@@ -579,6 +584,18 @@
         atomicAdd(&counters->answered, (unsigned long long)mis_answered);
     }
 }
+template <bool LDS_TABLES, bool ENV>
+__global__ void __launch_bounds__(AGPT_BLOCK, AGPT_SHADE_WAVES)
+AGPT_SHADE_KNAME(k_shade)(DevScene sc_in, RenderConsts rc, PathBuffers pb, Queues qin, Queues qout, DevCounters* __restrict__ counters,
+        uint32_t* __restrict__ tile_heads) {
+    shade_tiles<LDS_TABLES, ENV, false>(sc_in, rc, pb, qin, qout, counters, tile_heads);
+}
+template <bool ENV>
+__global__ void __launch_bounds__(AGPT_BLOCK, AGPT_SHADE_WAVES)
+AGPT_SHADE_KNAME(k_shade_first)(DevScene sc_in, RenderConsts rc, PathBuffers pb, Queues qin, Queues qout, DevCounters* __restrict__ counters,
+        uint32_t* __restrict__ tile_heads) {
+    shade_tiles<true, ENV, true>(sc_in, rc, pb, qin, qout, counters, tile_heads);
+}
 
 __device__ __forceinline__ v3 finished_radiance(const DevScene& sc, const RenderConsts& rc, const PathBuffers& pb, uint32_t pid, float4 b4,
                                                 float4 l4) {
@@ -586,10 +603,8 @@
     const uint32_t flags = __float_as_uint(b4.w);
     if (!(flags & PF_PENDING)) return L;
     const uint32_t was_occluded = pb.occluded[pid], was_mis_ok = pb.mis_ok[pid];
-    const float4 c1_4 = pb.c1[pid], c2_4 = pb.c2[pid];
-    float4 f4 = {0.f, 0.f, 0.f, 0.f};
-    if (!rc.mis_mode) f4 = pb.fac4[pid];
-    const v3 Ld = pending_light_sample(sc, rc, pb, pid, flags, was_occluded, was_mis_ok, c1_4, c2_4, f4);
+    const float3 c1_3 = pb.c1[pid], c2_3 = pb.c2[pid];
+    const v3 Ld = pending_light_sample(sc, rc, pb, pid, flags, was_occluded, was_mis_ok, c1_3, c2_3);
     const float lightPdf = sh_rcp(sc.n_lights);
     return L + V3(b4.x, b4.y, b4.z) * sh_div3(Ld, lightPdf);
 }
@@ -666,7 +681,7 @@
 #endif
 
 namespace agpt {
-using ShadeLaunch = void(hipStream_t stream, int grid, bool lds_tables, bool env, const DevScene& sc, const RenderConsts& rc,
+using ShadeLaunch = void(hipStream_t stream, int grid, bool lds_tables, bool env, bool first, const DevScene& sc, const RenderConsts& rc,
                          const PathBuffers& pb, const Queues& qin, const Queues& qout, DevCounters* counters, uint32_t* tile_heads);
 using AccumulateLaunch = void(hipStream_t stream, const DevScene& sc, const RenderConsts& rc, const PathBuffers& pb, float4* accum,
                                DevCounters* counters);
@@ -680,11 +695,15 @@
                             uint32_t* rng_out);
 ExportLiLaunch finish_export_li, finish_export_li_fast;
 
-void AGPT_SHADE_KNAME(launch_shade)(hipStream_t stream, int grid, bool lds_tables, bool env, const DevScene& sc, const RenderConsts& rc,
-                                    const PathBuffers& pb, const Queues& qin, const Queues& qout, DevCounters* counters,
-                                    uint32_t* tile_heads) {
+void AGPT_SHADE_KNAME(launch_shade)(hipStream_t stream, int grid, bool lds_tables, bool env, bool first, const DevScene& sc,
+                                    const RenderConsts& rc, const PathBuffers& pb, const Queues& qin, const Queues& qout,
+                                    DevCounters* counters, uint32_t* tile_heads) {
     const dim3 g(grid), b(AGPT_BLOCK);
-    if (lds_tables && env)
+    if (lds_tables && first && env)
+        hipLaunchKernelGGL((AGPT_SHADE_KNAME(k_shade_first)<true>), g, b, 0, stream, sc, rc, pb, qin, qout, counters, tile_heads);
+    else if (lds_tables && first)
+        hipLaunchKernelGGL((AGPT_SHADE_KNAME(k_shade_first)<false>), g, b, 0, stream, sc, rc, pb, qin, qout, counters, tile_heads);
+    else if (lds_tables && env)
         hipLaunchKernelGGL((AGPT_SHADE_KNAME(k_shade)<true, true>), g, b, 0, stream, sc, rc, pb, qin, qout, counters, tile_heads);
     else if (lds_tables)
         hipLaunchKernelGGL((AGPT_SHADE_KNAME(k_shade)<true, false>), g, b, 0, stream, sc, rc, pb, qin, qout, counters, tile_heads);
diff --git a/ag-pathtracer_amd/csrc/agpt_shade_kernels.hip b/ag-pathtracer_amd/csrc/agpt_shade_kernels.hip
--- a/ag-pathtracer_amd/csrc/agpt_shade_kernels.hip
+++ b/ag-pathtracer_amd/csrc/agpt_shade_kernels.hip
@@ -10,12 +10,12 @@
     return n_prims <= AGPT_SHADE_LDS_PRIMS && n_materials <= AGPT_SHADE_LDS_MATERIALS && n_lights <= AGPT_SHADE_LDS_LIGHTS;
 }
 
-void launch_shading(hipStream_t stream, const ShadeVariant& v, int shade_grid, const DevScene& sc, const RenderConsts& rc,
+void launch_shading(hipStream_t stream, const ShadeVariant& v, bool first, int shade_grid, const DevScene& sc, const RenderConsts& rc,
                     const PathBuffers& pb, const Queues& qin, const Queues& qout, DevCounters* counters, uint32_t* tile_heads) {
 #define X(level, suffix) {launch_shade##suffix, launch_shade##suffix##_fast},
     static ShadeLaunch* const table[SHADE_LEVELS][2] = {AGPT_SHADE_LEVEL_LIST(X)};
 #undef X
-    table[v.level][v.fast](stream, shade_grid, v.lds_tables, v.env, sc, rc, pb, qin, qout, counters, tile_heads);
+    table[v.level][v.fast](stream, shade_grid, v.lds_tables, v.env, first, sc, rc, pb, qin, qout, counters, tile_heads);
 }
 
 void launch_accumulate(hipStream_t stream, bool fast, const DevScene& sc, const RenderConsts& rc, const PathBuffers& pb, float4* accum,
diff --git a/ag-pathtracer_amd/csrc/agpt_wavefront.h b/ag-pathtracer_amd/csrc/agpt_wavefront.h
--- a/ag-pathtracer_amd/csrc/agpt_wavefront.h
+++ b/ag-pathtracer_amd/csrc/agpt_wavefront.h
@@ -22,8 +22,8 @@
     uint32_t* mis_ok;
     float4* beta4;
     float4* L4;
-    float4* fac4;
-    float4 *c1, *c2;
+    float3* fac3;
+    float3 *c1, *c2;
 };
 
 #define AGPT_QSTRIDE 32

REQUIRED ACTION: Please copy, exactly and with nothing else, the lines above beginning at the line that has "const uint32_t was_occluded" and ending with the line that has "c1_4, c2_4, f4);".

ANSWER TO THE EXERCISE:
     const uint32_t was_occluded = pb.occluded[pid], was_mis_ok = pb.mis_ok[pid];
-    const float4 c1_4 = pb.c1[pid], c2_4 = pb.c2[pid];
-    float4 f4 = {0.f, 0.f, 0.f, 0.f};
-    if (!rc.mis_mode) f4 = pb.fac4[pid];
-    const v3 Ld = pending_light_sample(sc, rc, pb, pid, flags, was_occluded, was_mis_ok, c1_4, c2_4, f4);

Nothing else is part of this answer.